@@ -773,7 +791,7 @@
 #ifndef PG_WG_PRE_ALL
 #define PG_WG_PRE_ALL 1
 #endif
-template <int MO, int NC, int WMO, int WNC, int PD, int WPE, bool GZB, int BP>
+template <int MO, int NC, int WMO, int WNC, int PD, int WPE, bool GZB, int BP, bool PAIR = false>
 __global__ __launch_bounds__(256) __attribute__((amdgpu_waves_per_eu(WPE)))
 void wgrad_bf16_kernel(WgBParams p) {
   constexpr bool PRE = PG_WG_PRE_ALL || MO < 4;
@@ -864,23 +882,37 @@
     const bf16_t* gzt = p.gz + (((size_t)b0 * gH + (ty0 >> gs)) * gW + (tx0 >> gs)) * p.gz_cs + o0;
     const unsigned char* gbt =
         gz_bits ? p.gzb + (((size_t)b0 * p.H + ty0) * p.W + tx0) * p.gzb_cs : nullptr;
+    const long long b2 = (long long)b0 - p.B1;
+    const bf16_t* gzt2 = p.gz2 + ((b2 * gH + (ty0 >> gs)) * gW + (tx0 >> gs)) * p.gz_cs + o0;
 #pragma unroll
     for (int k = 0; k < NGZ; ++k) {
       const bool ok = b0 + gznb[k] < p.B;
-      rg[k] = *reinterpret_cast<const u32x4_t*>(ok ? gzt + gzrel[k] : p.gz);
+      if constexpr (PAIR) {
+        static_assert(!GZB, "wgrad_bf16: no two-segment GZ_BITS form");
+        const bool s2 = b0 + gznb[k] >= p.B1;
+        rg[k] = *reinterpret_cast<const u32x4_t*>(ok ? (s2 ? gzt2 : gzt) + gzrel[k] : p.gz);
+        gok |= (ok && s2 ? 0x10000u : 0u) << k;
+      } else {
+        rg[k] = *reinterpret_cast<const u32x4_t*>(ok ? gzt + gzrel[k] : p.gz);
+      }
       if constexpr (gz_bits) rb[k] = *(ok ? gbt + gbrel[k] : p.gzb);
       gok |= (ok ? 1u : 0u) << k;
     }
     const int ys = p.ups ? 1 : 0;
     const bf16_t* xt = PRE ? p.x + c0 + (((size_t)b0 * p.Hin + (ty0 >> ys)) * p.Win + (tx0 >> ys)) * p.x_cs
                               : p.x;
+    const bf16_t* xt2 = p.x2 + c0 + ((b2 * p.Hin + (ty0 >> ys)) * p.Win + (tx0 >> ys)) * p.x_cs;
 #pragma unroll
     for (int k = 0; k < NH; ++k) {
       const int pk = hpk[k];
       const int yy = ty0 + ((pk >> 16) & 0xff) - 1, xx = tx0 + ((pk >> 8) & 0xff) - 1;
       const bool ok = pk >= 0 && b0 + (pk >> 24) < p.B && (unsigned)yy < (unsigned)p.H &&
                       (unsigned)xx < (unsigned)p.W;
-      if constexpr (PRE) {
+      if constexpr (PAIR) {
+        static_assert(!PAIR || PRE, "wgrad_bf16: the two-segment form uses the precomputed offsets");
+        const bool s2 = b0 + (pk >> 24) >= p.B1;
+        rh[k] = *reinterpret_cast<const u32x4_t*>(ok ? (s2 ? xt2 : xt) + hrel[k] : p.x);
+      } else if constexpr (PRE) {
         rh[k] = *reinterpret_cast<const u32x4_t*>(ok ? xt + hrel[k] : p.x);
       } else {
         rh[k] = *reinterpret_cast<const u32x4_t*>(
@@ -910,7 +942,7 @@
         }
       }
       *reinterpret_cast<u32x4_t*>(gzl + grow(pm) + 8 * v) = rg;
-      if (do_db) {
+      if (do_db && (!PAIR || ((gok >> (16 + k)) & 1u))) {
 #pragma unroll
         for (int e = 0; e < 4; ++e) {
           bs[2 * e] += bf_lo(rg[e]);
@@ -1202,12 +1234,14 @@
 
 bool wgrad_dma_ok(const pg_conv_desc* d, const WgbPlan& pl);
 int launch_wgrad_dma(const pg_conv_desc* d, const WgbPlan& pl, const void* x, const void* gz, float scale,
-                     float* dw, float* db, float* ws, size_t ws_bytes, hipStream_t st, const void* gzbits);
-
-template <int MO, int NC, int WMO, int WNC, int PD, int WPE, bool GZB = false, int BP = WGB_BP>
+                     float* dw, float* db, float* ws, size_t ws_bytes, hipStream_t st, const void* gzbits,
+                     const WgPair* pr);
+
+template <int MO, int NC, int WMO, int WNC, int PD, int WPE, bool GZB = false, int BP = WGB_BP,
+          bool PAIR = false>
 int launch_wgrad_bf16(const pg_conv_desc* d, const WgbPlan& pl, const void* x, const void* gz,
                       float scale, float* dw, float* db, float* ws, size_t ws_bytes,
-                      hipStream_t st, const void* gzbits) {
+                      hipStream_t st, const void* gzbits, const WgPair* pr = nullptr) {
   constexpr int BO = WMO * MO * 16, BC = WNC * NC * 16;
   WgBParams p;
   p.x = (const bf16_t*)x; p.gz = (const bf16_t*)gz; p.dw = dw; p.db = db;
@@ -1233,6 +1267,7 @@
   p.gzb_cs = d->xb_cs;
   p.slope = d->slope;
   p.xcd_remap = 1;
+  wgb_set_pair(p, PAIR ? pr : nullptr);
   PG_CHECK_ARG(!p.gzb || (d->xb_cs * 8 >= d->cout && pl.tc.TH % 2 == 0 && pl.tc.TW % 2 == 0),
                "wgrad_bf16: GZ_BITS needs gzbits with >= cout/8 bytes per pixel");
   PG_CHECK_ARG(pl.BP == BP && p.halo_elems <= wgb_maxhalo(BP), "wgrad_bf16: halo %d > %d", p.halo_elems,
@@ -1247,8 +1282,8 @@
   const int need = 4 * 9 * 64 * 4 * 4;
   if (need > lds) lds = need;
   PG_CHECK_ARG(lds <= 160 * 1024, "wgrad_bf16: LDS %d too large", lds);
-  PG_LDS_ATTR((wgrad_bf16_kernel<MO, NC, WMO, WNC, PD, WPE, GZB, BP>), 160 * 1024);
-  PG_KLAUNCH((wgrad_bf16_kernel<MO, NC, WMO, WNC, PD, WPE, GZB, BP>), dim3(pl.ot, pl.ct, pl.splits),
+  PG_LDS_ATTR((wgrad_bf16_kernel<MO, NC, WMO, WNC, PD, WPE, GZB, BP, PAIR>), 160 * 1024);
+  PG_KLAUNCH((wgrad_bf16_kernel<MO, NC, WMO, WNC, PD, WPE, GZB, BP, PAIR>), dim3(pl.ot, pl.ct, pl.splits),
                      dim3(256), lds, st, p);
   PG_LAUNCH_CHECK();
   return wgrad_slab_finish(d, pl, p.mode, ws, dw, db, scale, st);
@@ -1259,9 +1294,16 @@
          (MO == 1 && PD == 2);
 }
 
+bool wgrad_pair_ok(const pg_conv_desc* d, int B1) {
+  if (B1 <= 0 || B1 >= d->B || d->H < 4 || d->W < 4) return false;
+  if (d->cout % 8 || d->x_cs % 8 || d->y_cs % 8) return false;
+  const WgbPlan pl = wgrad_bf16_plan(d);
+  return wgrad_dma_ok(d, pl) || !(d->flags & PG_CONV_GZ_BITS);
+}
+
 int wgrad_bf16_dispatch(const pg_conv_desc* d, const void* x, const void* gz, float scale,
                         float* dw, float* db, float* ws, size_t ws_bytes, hipStream_t st,
-                        const void* gzbits = nullptr) {
+                        const void* gzbits = nullptr, const WgPair* pr = nullptr) {
   PG_CHECK_ARG(!(d->flags & PG_CONV_GZ_BITS) || gzbits, "wgrad_bf16: GZ_BITS without gzbits");
   PG_CHECK_ARG(d->cout % 8 == 0 && d->x_cs % 8 == 0 && d->y_cs % 8 == 0,
                "wgrad_bf16: cout (%d) and channel strides must be multiples of 8", d->cout);
@@ -1270,7 +1312,8 @@
     pl.splits = 1;
     pl.tiles_per_split = pl.ntiles;
   }
-  if (wgrad_dma_ok(d, pl)) return launch_wgrad_dma(d, pl, x, gz, scale, dw, db, ws, ws_bytes, st, gzbits);
+  if (wgrad_dma_ok(d, pl))
+    return launch_wgrad_dma(d, pl, x, gz, scale, dw, db, ws, ws_bytes, st, gzbits, pr);
   const int pd = pl.MO >= 4 ? 4 : 2, wpe = pl.MO >= 4 ? 1 : (pl.MO * pl.WNC >= 2 ? 2 : 3);
   const bool gzb = (d->flags & PG_CONV_GZ_BITS) != 0;
 #define PG_WGB(a, b, c, e, PD, WPE)                                                        \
□ □ □ □ □
**WORK ITEM:** In the material above, find the line containing "float scale, float*" and the line containing "GZ_BITS needs gzbits", then write out exactly those two lines and every line between them, and nothing more.

**RESPONSE TO THIS EXERCISE:**
                       float scale, float* dw, float* db, float* ws, size_t ws_bytes,
-                      hipStream_t st, const void* gzbits) {
+                      hipStream_t st, const void* gzbits, const WgPair* pr = nullptr) {
   constexpr int BO = WMO * MO * 16, BC = WNC * NC * 16;
   WgBParams p;
   p.x = (const bf16_t*)x; p.gz = (const bf16_t*)gz; p.dw = dw; p.db = db;
@@ -1233,6 +1267,7 @@
   p.gzb_cs = d->xb_cs;
   p.slope = d->slope;
   p.xcd_remap = 1;
+  wgb_set_pair(p, PAIR ? pr : nullptr);
   PG_CHECK_ARG(!p.gzb || (d->xb_cs * 8 >= d->cout && pl.tc.TH % 2 == 0 && pl.tc.TW % 2 == 0),
                "wgrad_bf16: GZ_BITS needs gzbits with >= cout/8 bytes per pixel");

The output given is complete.